[Start of Attachment]

# thetisproject/thetis

Hardware: AMD Instinct MI355X
Metric: DG element-updates/sec, 2D SWE DG-P1 SSPRK33 (higher is better)
Workload: dtype f64

## Files before the change

### thetis_amd/csrc/swe2d_api_fuse.hip

```cpp
#include "swe2d_handle.h"
#include "swe2d_fuse.h"

namespace swe2d_impl {

namespace {
typedef void (*fuse_kernel_t)(const SweFuseArgs);
template <bool SRC>
fuse_kernel_t pick_fuse_src(bool nl, bool lf)
{
    if (nl) return lf ? swe_fuse12_kernel<true, true, SRC> : swe_fuse12_kernel<true, false, SRC>;
    return lf ? swe_fuse12_kernel<false, true, SRC> : swe_fuse12_kernel<false, false, SRC>;
}
fuse_kernel_t pick_fuse_kernel(bool nl, bool lf, bool src) { return src ? pick_fuse_src<true>(nl, lf) : pick_fuse_src<false>(nl, lf); }
}

int fuseq_build(Handle *h);
int fuse12_build(Handle *h)
{
    if (h->npc == 4) return fuseq_build(h);
    if (h->fuse_tile || h->fuse_state == -1 || stream_capturing(h)) return SWE2D_OK;
    const int n = h->n_cells;
    const size_t S = h->stride;
    const int *nbr = h->h_nbr.data();
    std::vector<int2> tl;
// ... 128 lines not shown
        const int ni = (int)cells.size();
        for (int c : ring) if (state[c] == 2) cells.push_back(c);
        const int nt = (int)cells.size();
        if (nt - ni != n_ring || nt > SWE_FUSE_WG) return fail(h, SWE2D_ERR_UNSUPPORTED, "fused stage pair: tile bookkeeping");
        for (int l = 0; l < nt; l++) lane_of[cells[l]] = l;
        const size_t base = tl.size();
        tl.resize(base + SWE_FUSE_WG, int4{-1, 0, 0, 0});
        int n_out = 0;
        for (int l = 0; l < nt; l++) {
            const int c = cells[l];
            unsigned w[4];
            for (int f = 0; f < 4; f++) {
                const int code = nbr[(size_t)f*S + c];
                if (code < 0) w[f] = (unsigned)l;
                else if (state[code >> 2] != 0) w[f] = (unsigned)lane_of[code >> 2];
                else {
                    if (l < ni || n_out >= SWE_QFUSE_MAX_OUT) return fail(h, SWE2D_ERR_UNSUPPORTED, "fused stage pair: ring bookkeeping");
                    w[f] = 0x200u | (unsigned)n_out++;
                }
            }
            tl[base + l] = int4{c, (int)(w[0] | (w[1] << SWE_FUSE_FBITS) | (w[2] << (2*SWE_FUSE_FBITS))), (int)w[3], 0};
        }
        inner.push_back(ni);
        n_ring_total += nt - ni;
        for (int c : cells) { state[c] = 0; lane_of[c] = -1; }
    }
    h->fuseq_n_tiles = (int)inner.size();
    if (!fuse12_tiles_pay(h, h->fuseq_n_tiles)) { h->fuse_state = -1; h->fuseq_n_tiles = 0; return SWE2D_OK; }
    HIP_TRY(h, hipMalloc(&h->fuseq_tile, tl.size()*sizeof(int4)));
    HIP_TRY(h, hipMalloc(&h->fuseq_inner, inner.size()*sizeof(int)));
    HIP_TRY(h, hipMemcpy(h->fuseq_tile, tl.data(), tl.size()*sizeof(int4), hipMemcpyHostToDevice));
    HIP_TRY(h, hipMemcpy(h->fuseq_inner, inner.data(), inner.size()*sizeof(int), hipMemcpyHostToDevice));
    h->fuseq_ring_cells = n_ring_total;
    return SWE2D_OK;
}

namespace {
typedef void (*fuseq_kernel_t)(const SweFuseQuadArgs);
template <bool SRC, bool AFFINE>
fuseq_kernel_t pick_fuseq_2(bool nl, bool lf)
{
    if (nl) return lf ? swe_fuse12_quad_kernel<true, true, SRC, AFFINE> : swe_fuse12_quad_kernel<true, false, SRC, AFFINE>;
    return lf ? swe_fuse12_quad_kernel<false, true, SRC, AFFINE> : swe_fuse12_quad_kernel<false, false, SRC, AFFINE>;
}
fuseq_kernel_t pick_fuseq_kernel(bool nl, bool lf, bool src, bool affine)
{
    if (affine) return src ? pick_fuseq_2<true, true>(nl, lf) : pick_fuseq_2<false, true>(nl, lf);
    return src ? pick_fuseq_2<true, false>(nl, lf) : pick_fuseq_2<false, false>(nl, lf);
}
}

int launch_fuse12_quad(Handle *h, int cell_end)
{
    if (!h->fuseq_tile) return fail(h, SWE2D_ERR_UNSUPPORTED, "fused stage pair: no tile tables");
    SweFuseQuadArgs q;
    fill_stage_args(h, q.st, 0, 0, 2, 0.0, 1.0, kBeta[0], 0, h->n_owned);
    q.tile = h->fuseq_tile;
    q.n_inner = h->fuseq_inner;
    q.n_tiles = h->fuseq_n_tiles;
    q.cell_end = cell_end;
    q.beta1 = kBeta[0];
    q.a0_2 = kAlpha0[1]; q.a1_2 = kAlphaIn[1]; q.beta2 = kBeta[1];
    q.out = h->state[2];
    fuseq_kernel_t kern = pick_fuseq_kernel(h->par.use_nonlinear_equations != 0, h->par.use_lax_friedrichs_velocity != 0, has_sources(h), h->affine);
    const int grid = ((h->fuseq_n_tiles + 7)/8)*8;
    SWE_CHK_SYNC(h->stream);
    hipLaunchKernelGGL(kern, dim3(grid), dim3(SWE_FUSE_WG), 0, h->stream, q);
    HIP_TRY(h, hipGetLastError());
    stage_written(h, false, true);
    return SWE2D_OK;
}

namespace {
typedef void (*fuse3_kernel_t)(const SweFuse3Args);
template <bool SRC>
fuse3_kernel_t pick_fuse3_src(bool nl, bool lf)
{
    if (nl) return lf ? swe_fuse123_kernel<true, true, SRC> : swe_fuse123_kernel<true, false, SRC>;
    return lf ? swe_fuse123_kernel<false, true, SRC> : swe_fuse123_kernel<false, false, SRC>;
}
fuse3_kernel_t pick_fuse3_kernel(bool nl, bool lf, bool src) { return src ? pick_fuse3_src<true>(nl, lf) : pick_fuse3_src<false>(nl, lf); }
}

int fuse123_build(Handle *h)
{
    if (h->fuse3_tile || stream_capturing(h)) return SWE2D_OK;
    const int n = h->n_cells;
    const size_t S = h->stride;
    const int *nbr = h->h_nbr.data();
    const int *order = (int)h->fuse3_order.size() == n ? h->fuse3_order.data() : ((int)h->fuse_order.size() == n ? h->fuse_order.data() : nullptr);
    const unsigned char *start = (int)h->fuse3_start.size() == n ? h->fuse3_start.data() : nullptr;
    std::vector<int2> tl, cnt;
    std::vector<unsigned char> state((size_t)n, 0);
    std::vector<int> lane_of((size_t)n, -1), touched, inner;
    std::vector<std::pair<int, unsigned char>> undo;
    int count[4] = {0, 0, 0, 0};
    long long r1_total = 0, r2_total = 0;
    auto set = [&](int c, unsigned char ns) {
        undo.push_back({c, state[c]});
        if (state[c] == 0) touched.push_back(c);
        count[state[c]]--; state[c] = ns; count[ns]++;
    };
    for (int pos = 0; pos < n;) {
        inner.clear(); touched.clear();
        count[1] = count[2] = count[3] = 0;
        while (pos < n) {
            if (start && start[pos] && !inner.empty()) break;
            const int kk = order ? order[pos] : pos;
            undo.clear();
            const size_t touched_before = touched.size();
            set(kk, 1);
            for (int f = 0; f < 3; f++) {
                const int code = nbr[(size_t)f*S + kk];
                if (code < 0) continue;
                const int c1 = code >> 2;
                if (state[c1] == 0 || state[c1] == 3) {
                    set(c1, 2);
                    for (int g = 0; g < 3; g++) {
                        const int code2 = nbr[(size_t)g*S + c1];
                        if (code2 >= 0 && state[code2 >> 2] == 0) set(code2 >> 2, 3);
                    }
                }
            }
            if (count[1] + count[2] + count[3] > SWE_FUSE_WG || 2*count[3] > SWE_FUSE3_MAX_OUT) {
                if (inner.empty()) return fail(h, SWE2D_ERR_UNSUPPORTED, "fused stages: a cell whose two rings do not fit a tile");
                for (size_t i = undo.size(); i-- > 0;) { count[state[undo[i].first]]--; state[undo[i].first] = undo[i].second; count[undo[i].second]++; }
                touched.resize(touched_before);
                break;
            }
            inner.push_back(kk);
            pos++;
        }
        std::vector<int> cells(inner);
        for (int want = 2; want <= 3; want++)
            for (int c : touched) if (state[c] == want) cells.push_back(c);
        const int ni = (int)inner.size(), nm = ni + count[2], nt = (int)cells.size();
        if (nt != count[1] + count[2] + count[3] || ni != count[1] || nt > SWE_FUSE_WG) return fail(h, SWE2D_ERR_UNSUPPORTED, "fused stages: tile bookkeeping");
        for (int l = 0; l < nt; l++) lane_of[cells[l]] = l;
        const size_t base = tl.size();
        tl.resize(base + SWE_FUSE_WG, int2{-1, 0});
        int n_out = 0;
        for (int l = 0; l < nt; l++) {
            const int c = cells[l];
            unsigned w = 0u;
            for (int f = 0; f < 3; f++) {
                const int code = nbr[(size_t)f*S + c];
                unsigned field;
                if (code < 0) field = (unsigned)l;
                else if (state[code >> 2] != 0) field = (unsigned)lane_of[code >> 2];
                else {
                    if (l < nm || n_out >= SWE_FUSE3_MAX_OUT) return fail(h, SWE2D_ERR_UNSUPPORTED, "fused stages: ring bookkeeping");
                    field = 0x200u | (unsigned)n_out++;
                }
                w |= field << (SWE_FUSE_FBITS*f);
            }
            tl[base + l] = int2{c, (int)w};
        }
        cnt.push_back(int2{ni, nm});
        r1_total += count[2]; r2_total += count[3];
        for (int c : cells) { state[c] = 0; lane_of[c] = -1; }
    }
    h->fuse3_n_tiles = (int)cnt.size();
    HIP_TRY(h, hipMalloc(&h->fuse3_tile, tl.size()*sizeof(int2)));
    HIP_TRY(h, hipMalloc(&h->fuse3_cnt, cnt.size()*sizeof(int2)));
    HIP_TRY(h, hipMemcpy(h->fuse3_tile, tl.data(), tl.size()*sizeof(int2), hipMemcpyHostToDevice));
    HIP_TRY(h, hipMemcpy(h->fuse3_cnt, cnt.data(), cnt.size()*sizeof(int2), hipMemcpyHostToDevice));
    h->fuse3_ring1 = r1_total; h->fuse3_ring2 = r2_total;
    return SWE2D_OK;
}

int launch_fuse123(Handle *h, int cell_end)
{
    if (int rc = capture_parity_check(h)) return rc;
    if (int rc = fuse123_build(h)) return rc;
    if (!h->fuse3_tile) return fail(h, SWE2D_ERR_UNSUPPORTED, "fused stages: no tile tables (not built inside a stream capture)");
    SweFuse3Args q;
    fill_stage_args(h, q.st, 0, 0, 1, 0.0, 1.0, kBeta[0], 0, h->n_owned);
    q.st.idxc = h->opt[SWE2D_OPT_COMPACT_IDX] == 0 ? nullptr : h->idxc;
    q.tile = h->fuse3_tile;
    q.counts = h->fuse3_cnt;
    q.n_tiles = h->fuse3_n_tiles;
    q.cell_end = cell_end;
    for (int s = 0; s < 3; s++) { q.a0[s] = s ? kAlpha0[s] : 0.0; q.a1[s] = s ? kAlphaIn[s] : 1.0; q.beta[s] = kBeta[s]; }
    q.out = h->state[1];
    fuse3_kernel_t kern = pick_fuse3_kernel(h->par.use_nonlinear_equations != 0, h->par.use_lax_friedrichs_velocity != 0, has_sources(h));
    const int grid = ((h->fuse3_n_tiles + 7)/8)*8;
    SWE_CHK_SYNC(h->stream);
    hipLaunchKernelGGL(kern, dim3(grid), dim3(SWE_FUSE_WG), 0, h->stream, q);
    HIP_TRY(h, hipGetLastError());
    swap_state_buffers(h);
    unsigned long long id = 0;
    if (stream_capturing(h, &id)) {
        if (id != h->capture_id) { h->capture_id = id; h->capture_swaps = 0; }
        h->capture_swaps++;
    }
    return SWE2D_OK;
}
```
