Result: no change. 5837, median of 6 (+0.9%).

```diff
diff --git a/cuda-optix-pathtracing_amd/binding.py b/cuda-optix-pathtracing_amd/binding.py
--- a/cuda-optix-pathtracing_amd/binding.py
+++ b/cuda-optix-pathtracing_amd/binding.py
@@ -63,7 +63,7 @@
     "dmt_set_stream", "dmt_film_clear", "dmt_film_bind", "dmt_film_device_ptrs", "dmt_download_film",
     "dmt_render", "dmt_render_adaptive", "dmt_render_stats", "dmt_sync", "dmt_sched_diag", "dmt_kernel_time", "dmt_kernel_info", "dmt_bvh_validate", "dmt_brute_cull_plan", "dmt_brute_cull_box_plan", "dmt_test_triangle_intersect",
     "dmt_test_sampler", "dmt_test_camera_rays", "dmt_test_bsdf", "dmt_test_bsdf_ng", "dmt_test_material", "dmt_test_light", "dmt_test_half",
-    "dmt_test_trace_samples", "dmt_test_trace_log", "dmt_test_closest_hit",
+    "dmt_test_trace_samples", "dmt_test_trace_log", "dmt_test_closest_hit", "dmt_test_trace_pair",
     "dmt_set_texture_filter", "dmt_texture_mip_chain", "dmt_texture_footprint", "dmt_test_texture_filter",
     "dmt_render_aovs", "dmt_upload_aovs", "dmt_download_aovs", "dmt_denoise_defaults", "dmt_denoise",
     "dmt_set_accel_build", "dmt_accel_build_info", "dmt_accel_download", "dmt_lbvh_reference", "dmt_bvh_check",
@@ -795,3 +795,15 @@
         self._check(self._lib.dmt_test_closest_hit(self._ctx, n, _p(o), _p(d), _p(idx), _p(t)),
                     "dmt_test_closest_hit")
         return idx, t
+
+    def test_trace_pair(self, o, d, so, sd, smax):
+        o, d, so, sd = (_f32(a, (-1, 3)) for a in (o, d, so, sd))
+        smax = _f32(smax)
+        n = o.shape[0]
+        assert d.shape[0] == n and so.shape[0] == n and sd.shape[0] == n and smax.shape[0] == n
+        idx = np.zeros(n, np.int32)
+        tuv = np.zeros((n, 3), np.float32)
+        occ = np.zeros(n, np.int32)
+        self._check(self._lib.dmt_test_trace_pair(self._ctx, n, _p(o), _p(d), _p(so), _p(sd), _p(smax), _p(idx), _p(tuv),
+                                                  _p(occ)), "dmt_test_trace_pair")
+        return idx, tuv[:, 0].copy(), tuv[:, 1].copy(), tuv[:, 2].copy(), occ.astype(bool)
diff --git a/cuda-optix-pathtracing_amd/csrc/dmt_hip.hip b/cuda-optix-pathtracing_amd/csrc/dmt_hip.hip
--- a/cuda-optix-pathtracing_amd/csrc/dmt_hip.hip
+++ b/cuda-optix-pathtracing_amd/csrc/dmt_hip.hip
@@ -941,6 +941,13 @@
 #ifndef DMT_CULL_COUNTS
 #define DMT_CULL_COUNTS 0
 #endif
+#ifndef DMT_CULL_PAIRS
+#define DMT_CULL_PAIRS 1
+#endif
+constexpr uint32_t kCullUnitShift = 20;
+static_assert(128u * ((kCullMaxTris + 1u) / 2u) * ((kCullMaxTris + 1u) / 2u) < (1u << kCullUnitShift) &&
+              128u * ((kCullMaxTris + 1u) / 2u) < (1u << (32 - kCullUnitShift)), "unit decode of brute_clusters");
+DMT_HD constexpr uint32_t cull_units(uint32_t count) { return (count + 1u) >> 1; }
 #if DMT_CULL_COUNTS
 __device__ unsigned long long g_cullCount[16];
 #endif
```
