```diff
@@ -209,6 +212,16 @@
         if self.fp8:
             self._pack_fp8(state_dict)
 
+    @property
+    def cls_query(self) -> bool:
+        planes = self.ln_fold and not self.exact and not self.fp8 and self.act_dtype == torch.float16 and os.environ.get("AMDS_VIT_PLANES", "1") != "0"
+        return (bool(self._w_c.cq_kv_w) and planes and self.cls_tail and os.environ.get("AMDS_VIT_CLS_TAIL", "1") != "0"
+                and os.environ.get("AMDS_VIT_CLS_QUERY", "1") != "0")
+
+    def matmul_flops_executed_per_tile(self) -> float:
+        skipped = self.cfg.matmul_flops_skipped_by_cls_tail(cls_query=self.cls_query) if self.cls_tail and os.environ.get("AMDS_VIT_CLS_TAIL", "1") != "0" else 0.0
+        return self.cfg.matmul_flops_per_tile() - skipped
+
     def _pack(self, sd: dict[str, torch.Tensor]) -> None:
         c = self.cfg
         validate_state_dict(c, sd)
```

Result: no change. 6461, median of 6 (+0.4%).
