# ygjwd12345/UCD

Hardware: AMD Instinct MI355X
Metric: images/sec (whole node) per UCD train step, VOC 15-5 step-1, 513^2 bs=24 (higher is better)
Workload: dtype bf16

## Files before the change

### include/ucd_hip.h

```cpp
#ifndef UCD_HIP_H
#define UCD_HIP_H

#include <stddef.h>
#include <stdint.h>

#ifdef __cplusplus
extern "C" {
#endif

#define UCD_VERSION 100

typedef void* ucd_stream_t;
typedef void* ucd_comm_t;

enum ucd_dtype { UCD_F32 = 0, UCD_BF16 = 1 };
enum ucd_act { UCD_ACT_IDENTITY = 0, UCD_ACT_LEAKY_RELU = 1, UCD_ACT_ELU = 2  };
#define UCD_ACT_MASK 0xff
#define UCD_NORM_ABS_GAMMA 0x100
enum ucd_pixcon_precision { UCD_PIXCON_F32 = 0, UCD_PIXCON_F16 = 1, UCD_PIXCON_F16_SPLIT = 2 };
enum ucd_error {
  UCD_OK = 0,
  UCD_EINVAL = -1,
  UCD_EALIGN = -2,
  UCD_EWORKSPACE = -3,
// ... 247 lines not shown
  const void* residual;  int ldr;
  int out_act;  float out_slope;
  float* partial;
  int accumulate;
  int taps, H, W, dilation;
  const void* side2;  int ld2;
  int stride;
  float* stat_acc;  const float* stat_shift;  float* stat_acc2;
  int stat_rep;
} ucd_conv1x1_desc;

int ucd_conv1x1_row_tiles(int M);
int ucd_conv1x1_stat_replicas(int M);
size_t ucd_conv1x1_stats_partial_bytes(int M, int C);
int ucd_conv1x1(const ucd_conv1x1_desc* desc, ucd_stream_t stream);

int ucd_conv1x1_stats_finalize(const float* partial, int M, int C, const float* weight, float* running_mean,
                               float* running_var, float momentum, float eps, float* buf, float* pack, int flags,
                               ucd_stream_t stream);

int ucd_abn_reduce_partials(const float* partial, int tiles, int C, float* sums, float* sums_copy, const float* weight,
                            int flags, ucd_stream_t stream);

size_t ucd_conv1x1_wgrad_workspace_bytes(int M, int N, int K);
int ucd_conv1x1_wgrad(const void* dy, int ld_dy, const void* a, int lda, int M, int N, int K,
                      const float* in_mean, const float* in_scale, const float* in_shift, int in_act, float in_slope,
                      void* dw, void* workspace, size_t workspace_bytes, ucd_stream_t stream);

int ucd_abn_sync_finalize(const float* gathered, int world, int M, int C, const float* weight, float* running_mean,
                          float* running_var, float momentum, float eps, float* buf, int flags, ucd_stream_t stream);
// ... 84 lines not shown
```

### ucd_amd/csrc/conv1x1.hip

```cpp
#include "common.h"
#include "abn_finalize.h"

namespace ucd {
namespace {

typedef float f32x16 __attribute__((ext_vector_type(16)));
typedef __bf16 bf16x8 __attribute__((ext_vector_type(8)));
typedef __hip_bfloat16 bf16;

constexpr int kThreads = 256;
constexpr int kBM = 128;

constexpr int kBK = 64;
constexpr int kDbStages = 2;
constexpr int kLwStages = 3;

struct Args {
  const bf16* A; int lda;
  const bf16* W; int ldw;
  bf16* Y; int ldy;
  int M, N, K;
  const float *in_mean, *in_scale, *in_shift; int in_act; float in_slope;
  const float *out_mean, *out_scale, *out_shift, *out_invstd;
  const bf16* R; int ldr;
  const bf16* Z; int ldz;
  int out_act; float out_slope;
  float* partial;
  int accumulate;
  int tiles_m, tiles_n;
  int param_off;
  int iH, iW, dil;
  int stride, oW, ohw;
  int a_rows;
  int tiles128;
  float* stat_acc;
  const float* stat_shift;
  float* stat_acc2;
  int stat_rep;
};
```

[End of Attachment]

* _Brief_: If a line of the data above holds the string "order", count it, then give only the final number.

* _Result below_: 2